**What to produce**. Extract exactly those lines that lie between the start of the material and the line with "p.tiles = p.HW / TR;", including both boundary lines and no others.

:::

+            for (int j = 0; j < NT; ++j) {
+                const int f = n0 + fo + j * 32 + r;
+#pragma unroll
+                for (int v = 0; v < 16; ++v)
+                    si[s_row[arow + 4 * h + (v & 3) + 8 * (v >> 2)] * p.K + f] = acc[j][v] + bv[j];
+            }
+        }
+    }
+}
+
+template <int CQ, int TR>
+static int launch_gn_shortcut(GsParams& p, int N, int per_cu, hipStream_t st) {
+    p.tiles = p.HW / TR;
+    int gx = 256 * per_cu / N;
+    gx = gx < 1 ? 1 : (gx > p.tiles ? p.tiles : gx);
+    const int walk = (p.tiles + gx - 1) / gx;
+    gx = (p.tiles + walk - 1) / walk;
+    note_kernel("gn_shortcut_kernel<%d>", CQ);
+    hipLaunchKernelGGL((gn_shortcut_kernel<CQ, TR>), dim3((unsigned)gx, (unsigned)N), dim3(256), 0, st, p);
+    return check_launch("gn_shortcut_kernel");
+}
+
+}
+
+using namespace cslgan;
+
+extern "C" int cslgan_groupnorm_apply_parts_shortcut_f32(const float* x, const float* gamma, const float* beta, int N, int HW, int C, int groups,
+                                                         float eps, int relu, const float* part, int n_part, float* stats_ws, float* y,
+                                                         int d2s_W, const float* wf, const float* bias, int K, float* s, void* stream) {
+    CSLGAN_REQUIRE(x && gamma && beta && part && stats_ws && y && wf && s, "groupnorm_apply_parts_shortcut: null argument");
+    CSLGAN_REQUIRE(N > 0 && HW > 0 && C > 0 && C % 4 == 0, "groupnorm_apply_parts_shortcut: needs C %% 4 == 0 (C=%d)", C);
+    CSLGAN_REQUIRE(groups > 0 && groups <= GS_MAX_GROUPS && C % groups == 0,
+                   "groupnorm_apply_parts_shortcut: C=%d not divisible by groups=%d (at most %d groups)", C, groups, GS_MAX_GROUPS);
+    CSLGAN_REQUIRE(C == 128 || C == 256 || C == 512, "groupnorm_apply_parts_shortcut: C / 4 must be 32, 64 or 128 (C=%d)", C);
+    CSLGAN_REQUIRE(K >= 64 && K % 64 == 0, "groupnorm_apply_parts_shortcut: K=%d is not a multiple of 64", K);
+    CSLGAN_REQUIRE(N <= 65535 && n_part >= 1 && n_part <= CSLGAN_NORM_PARTIAL_BLOCKS && HW == 64 * n_part,
+                   "groupnorm_apply_parts_shortcut: needs HW == 64 * n_part <= %d * 64 (n_part=%d)", CSLGAN_NORM_PARTIAL_BLOCKS, n_part);
+    CSLGAN_REQUIRE(d2s_W > 0 && HW % d2s_W == 0, "groupnorm_apply_parts_shortcut: d2s_W=%d does not divide the %d pixels of an image", d2s_W, HW);
+    CSLGAN_REQUIRE(4ll * HW * K < (1ll << 31), "groupnorm_apply_parts_shortcut: image of %d x %d outputs too large", 4 * HW, K);
+    CSLGAN_REQUIRE(aligned16(x) && aligned16(y) && aligned16(wf) && aligned16(s), "groupnorm_apply_parts_shortcut: misaligned pointer");
+    GsParams p{};
+    p.x = x; p.gamma = gamma; p.beta = beta; p.part = part; p.wf = wf; p.bias = bias; p.stats = stats_ws; p.a_ps = y; p.s = s;
+    p.HW = HW; p.W = d2s_W; p.cpg = C / groups; p.n_groups = groups; p.n_part = n_part; p.K = K; p.relu = relu; p.eps = eps;
+    hipStream_t st = (hipStream_t)stream;
+    if (C == 128) return launch_gn_shortcut<32, 32>(p, N, 4, st);
+    if (C == 256) return launch_gn_shortcut<64, 32>(p, N, 2, st);
+    return launch_gn_shortcut<128, 16>(p, N, 2, st);
+}
diff --git a/csl_gan_amd/csrc/gram_norm.hip b/csl_gan_amd/csrc/gram_norm.hip
--- a/csl_gan_amd/csrc/gram_norm.hip
+++ b/csl_gan_amd/csrc/gram_norm.hip
@@ -23,7 +23,8 @@
     constexpr int ROWS = TILES == 1 ? 128 : 64;
     constexpr int LPT = ROWS * 8 / 256;
     __shared__ __attribute__((aligned(16))) float As[2][ROWS * GR_LD];
-    __shared__ float s_red[TILES == 1 ? 2 * 1024 : 4];
+    __shared__ float s_red[4];
+    static_assert(TILES != 1 || 2 * ROWS * GR_LD >= 4 * 2048, "the staging buffers hold the four wavefronts' partial matrices");
 
     const int tid = threadIdx.x;
     const int b = blockIdx.x;
@@ -124,17 +125,19 @@
 
     float prod = 0.f;
     if (TILES == 1) {
-        for (int i = tid; i < 2 * 1024; i += 256) s_red[i] = 0.f;
-        __syncthreads();
+        float* red = &As[0][0];
 #pragma unroll
         for (int v = 0; v < 16; ++v) {
             const int row = (v & 3) + 8 * (v >> 2) + 4 * h;
-            atomicAdd(&s_red[row * 32 + r], acc1[v]);
-            atomicAdd(&s_red[1024 + row * 32 + r], acc2[v]);
+            red[wid * 2048 + row * 32 + r] = acc1[v];
+            red[wid * 2048 + 1024 + row * 32 + r] = acc2[v];
         }
         __syncthreads();
-        for (int i = tid; i < 1024; i += 256) prod = fmaf(s_red[i], s_red[1024 + i], prod);
-        __syncthreads();
+        for (int i = tid; i < 1024; i += 256) {
+            const float g1 = ((red[i] + red[2048 + i]) + red[4096 + i]) + red[6144 + i];
+            const float g2 = ((red[1024 + i] + red[3072 + i]) + red[5120 + i]) + red[7168 + i];
+            prod = fmaf(g1, g2, prod);
+        }
         const float tot = block_sum_256(prod, s_red);
         if (tid == 0) atomicAdd(p.sq + b, p.alpha2 * tot);
     } else {
diff --git a/csl_gan_amd/csrc/pointwise_kernels.hip b/csl_gan_amd/csrc/pointwise_kernels.hip
--- a/csl_gan_amd/csrc/pointwise_kernels.hip
+++ b/csl_gan_amd/csrc/pointwise_kernels.hip
@@ -1,5 +1,6 @@
 #include "common.h"
 #include "device_prims.h"
+#include "gn_apply.h"
 
 namespace cslgan {
 
@@ -210,23 +211,7 @@
     float mean[4], rstd[4], ga[4], be[4];
     if (part) {
         extern __shared__ float s_st[];
-        for (int i = threadIdx.x; chan && i < n_groups; i += 256) {
-            float sum = 0.f;
-            for (int b = 0; b < n_part; ++b) sum += part[((sr * n_part + b) * n_groups + i) * 2];
-            const float nb = cnt / (float)n_part, mean_all = sum / cnt;
-            float css = 0.f;
-            for (int b = 0; b < n_part; ++b) {
-                const float* q = part + ((sr * n_part + b) * n_groups + i) * 2;
-                const float dm = q[0] / nb - mean_all;
-                css += q[1] + nb * dm * dm;
-            }
-            s_st[2 * i] = mean_all;
-            s_st[2 * i + 1] = css;
-            if (stats_out && blockIdx.x == 0) {
-                stats_out[2 * (sr * n_groups + i)] = sum;
-                stats_out[2 * (sr * n_groups + i) + 1] = css;
-            }
-        }
+        if (chan) gn_combine_chan(part, sr, n_part, n_groups, cnt, s_st, stats_out, blockIdx.x == 0);
         for (int i = threadIdx.x; !chan && i < n_groups; i += 256) {
             float S1 = 0.f, S2 = 0.f;
             for (int b = 0; b < n_part; ++b) {
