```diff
diff --git a/xitorch_amd/linalg/native_eig.py b/xitorch_amd/linalg/native_eig.py
--- a/xitorch_amd/linalg/native_eig.py
+++ b/xitorch_amd/linalg/native_eig.py
@@ -533,9 +533,9 @@
         else:
             ngrp = max(2, min(int(groups), B))
     reserve_auto = reserve_cus == "auto"
+    wide_symm = whole.kind == "dense" and whole.symm and dtype == torch.float32 and \
+        K.SYMM_WIDE_MIN_P <= p <= K.SYMM_WIDE_MAX_P and N >= K.SYMM_WIDE_MIN_N and N % 64 == 0
     if reserve_cus == "auto":
-        wide_symm = whole.kind == "dense" and whole.symm and dtype == torch.float32 and \
-            K.SYMM_WIDE_MIN_P <= p <= K.SYMM_WIDE_MAX_P and N >= K.SYMM_WIDE_MIN_N and N % 64 == 0
         reserve_cus = 32 if wide_symm else 64
         if can_two and K.K1S_OPTS is None and whole.kind == "dense" and whole.symm and whole.symm_narrow and p <= 6 \
                 and (k1_streams_opt == "auto" or bool(k1_streams_opt)):
```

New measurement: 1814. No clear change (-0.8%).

:::

**Answer**.
+            for (int j = 0; j < NT; ++j) {
+                const int f = n0 + fo + j * 32 + r;
+#pragma unroll
+                for (int v = 0; v < 16; ++v)
+                    si[s_row[arow + 4 * h + (v & 3) + 8 * (v >> 2)] * p.K + f] = acc[j][v] + bv[j];
+            }
+        }
+    }
+}
+
+template <int CQ, int TR>
+static int launch_gn_shortcut(GsParams& p, int N, int per_cu, hipStream_t st) {
+    p.tiles = p.HW / TR;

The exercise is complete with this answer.